-------- Data for processing --------
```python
# ... 502 lines not shown
            from .nuclear import nuclear_stream_vjp

            def e(name):
                off, rows, cols = self.entries[name]
                return flat[off:off + rows * cols].reshape(rows, cols).detach().cpu().double().numpy()

            N, K, M, E = self.spec.n_elec, self.spec.n_determinants, self.spec.n_nuc, self.spec.n_env_per_nuc
            cot = {'kn': [e(f'L{l}.kn') for l in range(self.spec.n_layers)],
                   'vn': [e(f'L{l}.vn') for l in range(self.spec.n_layers)]}
            for s_, t in (('up', 'up'), ('down', 'dn')):
                cot[f'zetas_{s_}'] = e(f'env.zeta_{t}').reshape(K, N, M, E).sum(1).transpose(1, 0, 2)
            host = nuclear_stream_vjp(self.spec, self._params, self._nuc_R, cot)
            for k, v in host.items():
                v = v.to(device=self.device, dtype=self.dtype)
                grads[k] = grads[k] + v.reshape(grads[k].shape) if k in grads else v
        return sign, log, grads

    def spin(self, r, R, sign=None, log=None, down_idx=-1, want_ratios=False, max_ws_bytes=None):
        r = self._prep(r)
        B = r.shape[0]
        R, Rb = self._R(R, B)
        n_up, n_down = self.spec.n_up, self.spec.n_down
        P = n_up * n_down if down_idx < 0 else n_up
        s2 = torch.empty(B, dtype=self.dtype, device=self.device)
        ratio = torch.empty(B, P, dtype=self.dtype, device=self.device) if want_ratios else None
        sg = self._prep(sign) if sign is not None else None
        lg = self._prep(log) if log is not None else None
        ptr = lambda t: t.data_ptr() if t is not None else None
        ws = self.workspace(B, MODE_SPIN, max_ws_bytes)
        rc = self.lib.dqmc_spin(self.h, r.data_ptr(), R.data_ptr(), Rb, B, ptr(sg), ptr(lg), int(down_idx), s2.data_ptr(),
                                ptr(ratio), ws.data_ptr(), ws.numel(), self._stream())
        self._check(rc, 'dqmc_spin')
        return s2, ratio

    def grad_positions(self, r, R, want_r=True, want_R=True, max_ws_bytes=None):
        r = self._prep(r)
        B, N = r.shape[0], r.shape[1]
        R, Rb = self._R(R, B)
        mk = lambda *s: torch.empty(*s, dtype=self.dtype, device=self.device)
        sign, log = mk(B), mk(B)
        gr = mk(B, N, 3) if want_r else None
        gR = mk(B, self.spec.n_nuc, 3) if want_R else None
        ptr = lambda t: t.data_ptr() if t is not None else None
        ws = self.workspace(B, MODE_GRAD_POS, max_ws_bytes)
        rc = self.lib.dqmc_wf_grad_positions(self.h, r.data_ptr(), R.data_ptr(), Rb, B, sign.data_ptr(), log.data_ptr(), ptr(gr),
                                             ptr(gR), ws.data_ptr(), ws.numel(), self._stream())
        self._check(rc, 'dqmc_wf_grad_positions')
        return sign, log, gr, gR

    def force_terms(self, r, R, grad_r=None):
        r = self._prep(r)
        B = r.shape[0]
        R, Rb = self._R(R, B)
        mk = lambda *s: torch.empty(*s, dtype=self.dtype, device=self.device)
        M = self.spec.n_nuc
        bare, Q = mk(B, M, 3), mk(B, M, 3)
        g = self._prep(grad_r).reshape(B, -1) if grad_r is not None else None
        zvq = mk(B, M, 3) if g is not None else None
        ptr = lambda t: t.data_ptr() if t is not None else None
        rc = self.lib.dqmc_force_terms(self.h, r.data_ptr(), R.data_ptr(), Rb, B, ptr(g), bare.data_ptr(), ptr(zvq), Q.data_ptr(),
                                       self._stream())
        self._check(rc, 'dqmc_force_terms')
        return bare, zvq, Q

    def ecp_force(self, r, R, seed=0, ecp_twist=None, want_nl=True, max_ws_bytes=None):
        r = self._prep(r)
        B = r.shape[0]
        R, Rb = self._R(R, B)
        mk = lambda *s: torch.empty(*s, dtype=self.dtype, device=self.device)
        M = self.spec.n_nuc
        bare = mk(B, M, 3)
        nl = mk(B, M, 3) if want_nl else None
        tw = self._prep(ecp_twist) if ecp_twist is not None else None
        ptr = lambda t: t.data_ptr() if t is not None else None
        ws = self.workspace(B, MODE_ECP_FORCE, max_ws_bytes) if want_nl else None
        rc = self.lib.dqmc_ecp_force(self.h, r.data_ptr(), R.data_ptr(), Rb, B, seed, ptr(tw), bare.data_ptr(), ptr(nl), ptr(ws),
                                     ws.numel() if ws is not None else 0, self._stream())
        self._check(rc, 'dqmc_ecp_force')
        return bare, nl

    def zv_force(self, r, R, want_grad_R=False, max_ws_bytes=None):
        r = self._prep(r)
        B = r.shape[0]
        R, Rb = self._R(R, B)
        mk = lambda *s: torch.empty(*s, dtype=self.dtype, device=self.device)
        M = self.spec.n_nuc
        zv = mk(B, M, 3)
        gR = mk(B, M, 3) if want_grad_R else None
        ws = self.workspace(B, MODE_ZV_FORCE, max_ws_bytes)
        rc = self.lib.dqmc_zv_force(self.h, r.data_ptr(), R.data_ptr(), Rb, B, zv.data_ptr(),
                                    gR.data_ptr() if gR is not None else None, ws.data_ptr(), ws.numel(), self._stream())
        self._check(rc, 'dqmc_zv_force')
        return zv, gR

    def mcmc_sweep(self, state, R, n_sub, target_acceptance=0.57, max_age=None, seed=0, step0=0, walker_offset=0,
                   noise_normal=None, noise_uniform=None, max_ws_bytes=None, exchange_probability=0.0, exchange_flags=None,
                   exchange_idx=None):
        r = state['r']
        B = r.shape[0]
        for k in ('r', 'sign', 'log', 'tau'):
            assert state[k].dtype == self.dtype and state[k].is_contiguous() and state[k].device == self.device, k
        assert state['age'].dtype == torch.int32
        R, Rb = self._R(R, B)
        nn = self._prep(noise_normal) if noise_normal is not None else None
        nu = self._prep(noise_uniform) if noise_uniform is not None else None
        stats = torch.zeros(7, dtype=self.dtype, device=self.device)
        ws = self.workspace(B, MODE_MCMC, max_ws_bytes)
        if exchange_probability > 0.0 or exchange_flags is not None:
            flags = None
            if exchange_flags is not None:
                flags = (C.c_int32 * n_sub)(*[int(f) for f in exchange_flags])
            xi = None
            if exchange_idx is not None:
                xi = exchange_idx.to(device=self.device, dtype=torch.int32).contiguous()
                assert xi.shape == (n_sub, B, 2)
            rc = self.lib.dqmc_mcmc_sweep_exchange(
                self.h, r.data_ptr(), state['sign'].data_ptr(), state['log'].data_ptr(), state['age'].data_ptr(),
                state['tau'].data_ptr(), R.data_ptr(), Rb, B, n_sub, float(target_acceptance if target_acceptance else 0.0),
                -1 if max_age is None else int(max_age), seed, step0, walker_offset,
                nn.data_ptr() if nn is not None else None, nu.data_ptr() if nu is not None else None,
                float(exchange_probability), flags, xi.data_ptr() if xi is not None else None,
                stats.data_ptr(), ws.data_ptr(), ws.numel(), self._stream())
            self._check(rc, 'dqmc_mcmc_sweep_exchange')
            return stats
        rc = self.lib.dqmc_mcmc_sweep(
            self.h, r.data_ptr(), state['sign'].data_ptr(), state['log'].data_ptr(), state['age'].data_ptr(),
            state['tau'].data_ptr(), R.data_ptr(), Rb, B, n_sub, float(target_acceptance if target_acceptance else 0.0),
            -1 if max_age is None else int(max_age), seed, step0, walker_offset,
            nn.data_ptr() if nn is not None else None, nu.data_ptr() if nu is not None else None,
            stats.data_ptr(), ws.data_ptr(), ws.numel(), self._stream())
        self._check(rc, 'dqmc_mcmc_sweep')
        return stats

    def langevin_sweep(self, state, R, n_sub, target_acceptance=0.57, max_age=None, seed=0, step0=0, walker_offset=0,
                       noise_normal=None, noise_uniform=None):
        r = state['r']
        B, N = r.shape[0], r.shape[1]
        for k in ('r', 'sign', 'log', 'force', 'tau'):
            assert state[k].dtype == self.dtype and state[k].is_contiguous() and state[k].device == self.device, k
        assert state['age'].dtype == torch.int32
        R, Rb = self._R(R, B)
        nn = self._prep(noise_normal) if noise_normal is not None else None
        nu = self._prep(noise_uniform) if noise_uniform is not None else None
        stats = torch.zeros(7, dtype=self.dtype, device=self.device)
        ws = self.workspace(B, MODE_LANGEVIN)
        rc = self.lib.dqmc_langevin_sweep(
            self.h, r.data_ptr(), state['sign'].data_ptr(), state['log'].data_ptr(), state['force'].data_ptr(),
            state['age'].data_ptr(), state['tau'].data_ptr(), R.data_ptr(), Rb, B, n_sub,
            float(target_acceptance if target_acceptance else 0.0), -1 if max_age is None else int(max_age), seed, step0,
            walker_offset, nn.data_ptr() if nn is not None else None, nu.data_ptr() if nu is not None else None,
            stats.data_ptr(), ws.data_ptr(), ws.numel(), self._stream())
        self._check(rc, 'dqmc_langevin_sweep')
        return stats

    def debug_gemm(self, weight, A, bias=None, Res=None, S=1, sliced=False, backend=0):
        off, K, Nc = self.entries[weight]
        A = self._prep(A)
        rows = A.shape[0]
        out_rows = rows
        Cout = torch.zeros(out_rows, Nc, dtype=self.dtype, device=self.device)
        Res = self._prep(Res) if Res is not None else None
        rc = self.lib.dqmc_debug_gemm(self.h, weight.encode(), bias.encode() if bias else None, A.data_ptr(),
                                      Res.data_ptr() if Res is not None else None, Cout.data_ptr(),
                                      rows // self.spec.n_elec if sliced else rows, S, int(sliced),
                                      backend, self._stream())
        self._check(rc, 'dqmc_debug_gemm')
        return Cout

    def stats_pack(self, E, stats=None):
        out = torch.empty(11, dtype=torch.float64, device=self.device)
        assert E.dtype == self.dtype and E.is_contiguous() and (stats is None or (stats.is_contiguous() and stats.shape == (6, E.shape[0])))
        rc = self.lib.dqmc_stats_pack(self.h, E.data_ptr(), stats.data_ptr() if stats is not None else None, E.shape[0],
                                      out.data_ptr(), self._stream())
        self._check(rc, 'dqmc_stats_pack')
        return out

    def debug_plan(self, n_walkers: int, mode: int, workspace_bytes: int = 0):
        pl, cv = C.c_int64(), C.c_int64()
        rc = self.lib.dqmc_debug_plan(self.h, n_walkers, mode, workspace_bytes, C.byref(pl), C.byref(cv))
        self._check(rc, 'dqmc_debug_plan')
        return pl.value, cv.value

    def workspace_bytes(self, n_walkers: int, mode: int) -> int:
        return self.lib.dqmc_workspace_bytes(self.h, n_walkers, mode)

    def workspace_bytes_min(self, n_walkers: int, mode: int) -> int:
        return self.lib.dqmc_workspace_bytes_min(self.h, n_walkers, mode)

    def debug_mlp_block(self, layer, O, X):
        O, X = self._prep(O), self._prep(X)
        out = torch.empty_like(O)
        rc = self.lib.dqmc_debug_mlp_block(self.h, layer, O.data_ptr(), X.data_ptr(), out.data_ptr(), O.shape[0], self._stream())
        self._check(rc, 'dqmc_debug_mlp_block')
        return out

    def debug_trunk(self, X0):
        X0 = self._prep(X0)
        assert X0.dim() == 2 and X0.shape[1] == self.spec.embedding_dim and X0.shape[0] % self.spec.n_elec == 0, tuple(X0.shape)
        out = torch.empty_like(X0)
        rc = self.lib.dqmc_debug_trunk(self.h, X0.data_ptr(), out.data_ptr(), X0.shape[0], self._stream())
        self._check(rc, 'dqmc_debug_trunk')
        return out

    ATTN_KERNELS = ('attn_fwd_mma_kernel', 'attn_fl_f32_kernel', 'attn_fl_kernel', 'attn_fl_f32_kernel_mma', 'attn_fl_kernel_mma')

    def debug_attention(self, layer, QKV, S=1):
        QKV = self._prep(QKV)
        d = self.spec.embedding_dim
        assert QKV.dim() == 2 and QKV.shape[1] == 3 * d and QKV.shape[0] % (self.spec.n_elec * S) == 0, tuple(QKV.shape)
        out = torch.empty(QKV.shape[0], d, dtype=self.dtype, device=self.device)
        kernel = C.c_int32(-1)
        rc = self.lib.dqmc_debug_attention(self.h, layer, QKV.data_ptr(), out.data_ptr(), QKV.shape[0], S, C.byref(kernel),
                                           self._stream())
        self._check(rc, 'dqmc_debug_attention')
        return out, self.ATTN_KERNELS[kernel.value]

    MLP_PATHS = ('mlp_block', 'gemm_fused_tanh', 'gemm_tanh_fl_kernel', 'simt_gemm_tanh_fl_kernel')

    def debug_mlp(self, layer, O, X, S=1):
        O, X = self._prep(O), self._prep(X)
        d = self.spec.embedding_dim
        assert O.shape == X.shape and O.dim() == 2 and O.shape[1] == d and O.shape[0] % (self.spec.n_elec * S) == 0, tuple(O.shape)
        out = torch.empty_like(O)
        scratch = torch.empty(2 * O.shape[0], d, dtype=self.dtype, device=self.device)
        path = C.c_int32(-1)
        rc = self.lib.dqmc_debug_mlp(self.h, layer, S, O.data_ptr(), X.data_ptr(), out.data_ptr(), scratch.data_ptr(), O.shape[0],
                                     C.byref(path), self._stream())
        self._check(rc, 'dqmc_debug_mlp')
        return out, self.MLP_PATHS[path.value]

    SLATER_KERNELS = ('slater_small_kernel', 'slater_fwd2_kernel', 'slater_fwd_reg_kernel', 'slater_kernel')

    def _nuclei(self):
        return self._prep(self.hamil.mol.coords)

    def debug_slater(self, r, BF, S=1):
        r, BF = self._prep(r), self._prep(BF)
        N, K = self.spec.n_elec, self.spec.n_determinants
        B = r.shape[0]
        assert r.shape == (B, N, 3) and BF.dim() == 2 and BF.shape[0] == B * N * S, (tuple(r.shape), tuple(BF.shape))
        mk = lambda *s: torch.empty(*s, dtype=self.dtype, device=self.device)
        sign, log = mk(B, K), mk(B, K)
        grad, lap = (mk(B, K, 3 * N), mk(B, K)) if S > 1 else (None, None)
        kernel = (C.c_int32 * 2)(-1, -1)
        ptr = lambda t: t.data_ptr() if t is not None else None
        R = self._nuclei()
        rc = self.lib.dqmc_debug_slater(self.h, r.data_ptr(), R.data_ptr(), BF.data_ptr(), BF.shape[0], S,
                                        sign.data_ptr(), log.data_ptr(), ptr(grad), ptr(lap), kernel, self._stream())
        self._check(rc, 'dqmc_debug_slater')
        name = self.SLATER_KERNELS[kernel[0]] + (f'<{kernel[1]}>' if kernel[1] else '')
        return sign, log, grad, lap, name

    def debug_det_sum(self, r, det_sign, det_log, det_grad=None, det_lap=None):
        r, det_sign, det_log = self._prep(r), self._prep(det_sign), self._prep(det_log)
        N = self.spec.n_elec
        B = r.shape[0]
        S = 3 * N + 2 if det_grad is not None else 1
        mk = lambda *s: torch.empty(*s, dtype=self.dtype, device=self.device)
        sign, log = mk(B), mk(B)
        grad, stats = (mk(B, 3 * N), mk(6, B)) if S > 1 else (None, None)
        ptr = lambda t: t.data_ptr() if t is not None else None
        dg = self._prep(det_grad) if det_grad is not None else None
        dl = self._prep(det_lap) if det_lap is not None else None
        R = self._nuclei()
        rc = self.lib.dqmc_debug_det_sum(self.h, r.data_ptr(), R.data_ptr(), det_sign.data_ptr(),
                                         det_log.data_ptr(), ptr(dg), ptr(dl), B, S, sign.data_ptr(), log.data_ptr(),
                                         ptr(grad), ptr(stats), self._stream())
        self._check(rc, 'dqmc_debug_det_sum')
        return sign, log, grad, stats

    def debug_attention_bwd(self, layer, QKV, dO):
        QKV, dO = self._prep(QKV), self._prep(dO)
        d = self.spec.embedding_dim
        assert QKV.dim() == 2 and QKV.shape[1] == 3 * d and dO.shape == (QKV.shape[0], d), (tuple(QKV.shape), tuple(dO.shape))
        dQKV = torch.empty_like(QKV)
        Mn = self.spec.n_nuc if self.spec.kind == 'transpsiformer' else 0
        dKn = torch.zeros(Mn, d, dtype=self.dtype, device=self.device) if Mn else None
        dVn = torch.zeros(Mn, d, dtype=self.dtype, device=self.device) if Mn else None
        ptr = lambda t: t.data_ptr() if t is not None else None
        rc = self.lib.dqmc_debug_attention_bwd(self.h, layer, QKV.data_ptr(), dO.data_ptr(), dQKV.data_ptr(), ptr(dKn), ptr(dVn),
                                               QKV.shape[0], self._stream())
        self._check(rc, 'dqmc_debug_attention_bwd')
        return dQKV, dKn, dVn

    def debug_wgrad(self, A, dY, lo=0, hi=-1):
        A, dY = self._prep(A), self._prep(dY)
        assert A.dim() == 2 and dY.dim() == 2 and A.shape[0] == dY.shape[0], (tuple(A.shape), tuple(dY.shape))
        dW = torch.zeros(A.shape[1], dY.shape[1], dtype=self.dtype, device=self.device)
        db = torch.zeros(dY.shape[1], dtype=self.dtype, device=self.device)
        rc = self.lib.dqmc_debug_wgrad(self.h, A.data_ptr(), dY.data_ptr(), A.shape[0], A.shape[1], dY.shape[1], lo, hi,
                                       dW.data_ptr(), db.data_ptr(), self._stream())
        self._check(rc, 'dqmc_debug_wgrad')
        return dW, db

    TRUNK_PHASES = ('tile_load', 'qkv_mainloop', 'qkv_epilogue', 'attention', 'wo_mainloop', 'wo_epilogue', 'w1_mainloop',
                    'w1_epilogue', 'w2_mainloop', 'w2_epilogue', 'weight_wait', 'mma_turn', 'tile_layer_pairs')

    def debug_trunk_phases(self):
        out = (C.c_uint64 * len(self.TRUNK_PHASES))()
        rc = self.lib.dqmc_debug_trunk_phases(self.h, out, len(out))
        self._check(rc, 'dqmc_debug_trunk_phases')
        return dict(zip(self.TRUNK_PHASES, out))

    def profile_begin(self):
        self.lib.dqmc_profile_begin(self.h)

    def profile_end(self):
        ms, fl, n = C.c_double(), C.c_double(), C.c_int64()
        self.lib.dqmc_profile_end(self.h, C.byref(ms), C.byref(fl), C.byref(n))
        return ms.value, fl.value, n.value

    PROFILE_CLASSES = ('row_gemm', 'mlp_block', 'trunk')

    def profile_end_classes(self):
        ms, fl, n = (C.c_double * 3)(), (C.c_double * 3)(), (C.c_int64 * 3)()
        self.lib.dqmc_profile_end_classes(self.h, ms, fl, n)
        return {k: (ms[i], fl[i], n[i]) for i, k in enumerate(self.PROFILE_CLASSES)}

    @property
    def launch_count(self):
        return self.lib.dqmc_launch_count(self.h)

    @property
    def ecp_forward_count(self):
        return self.lib.dqmc_ecp_forward_count(self.h)

    def close(self):
        if getattr(self, 'h', None):
            self.lib.dqmc_destroy(self.h)
            self.h = None

    def __del__(self):
        try:
            self.close()
        except Exception:
            pass
```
--------
• _Work request_
When a line in the listing has the word "bare", return that line.

• _Result_
        bare, Q = mk(B, M, 3), mk(B, M, 3)
        rc = self.lib.dqmc_force_terms(self.h, r.data_ptr(), R.data_ptr(), Rb, B, ptr(g), bare.data_ptr(), ptr(zvq), Q.data_ptr(),
        return bare, zvq, Q
        bare = mk(B, M, 3)
        rc = self.lib.dqmc_ecp_force(self.h, r.data_ptr(), R.data_ptr(), Rb, B, seed, ptr(tw), bare.data_ptr(), ptr(nl), ptr(ws),
        return bare, nl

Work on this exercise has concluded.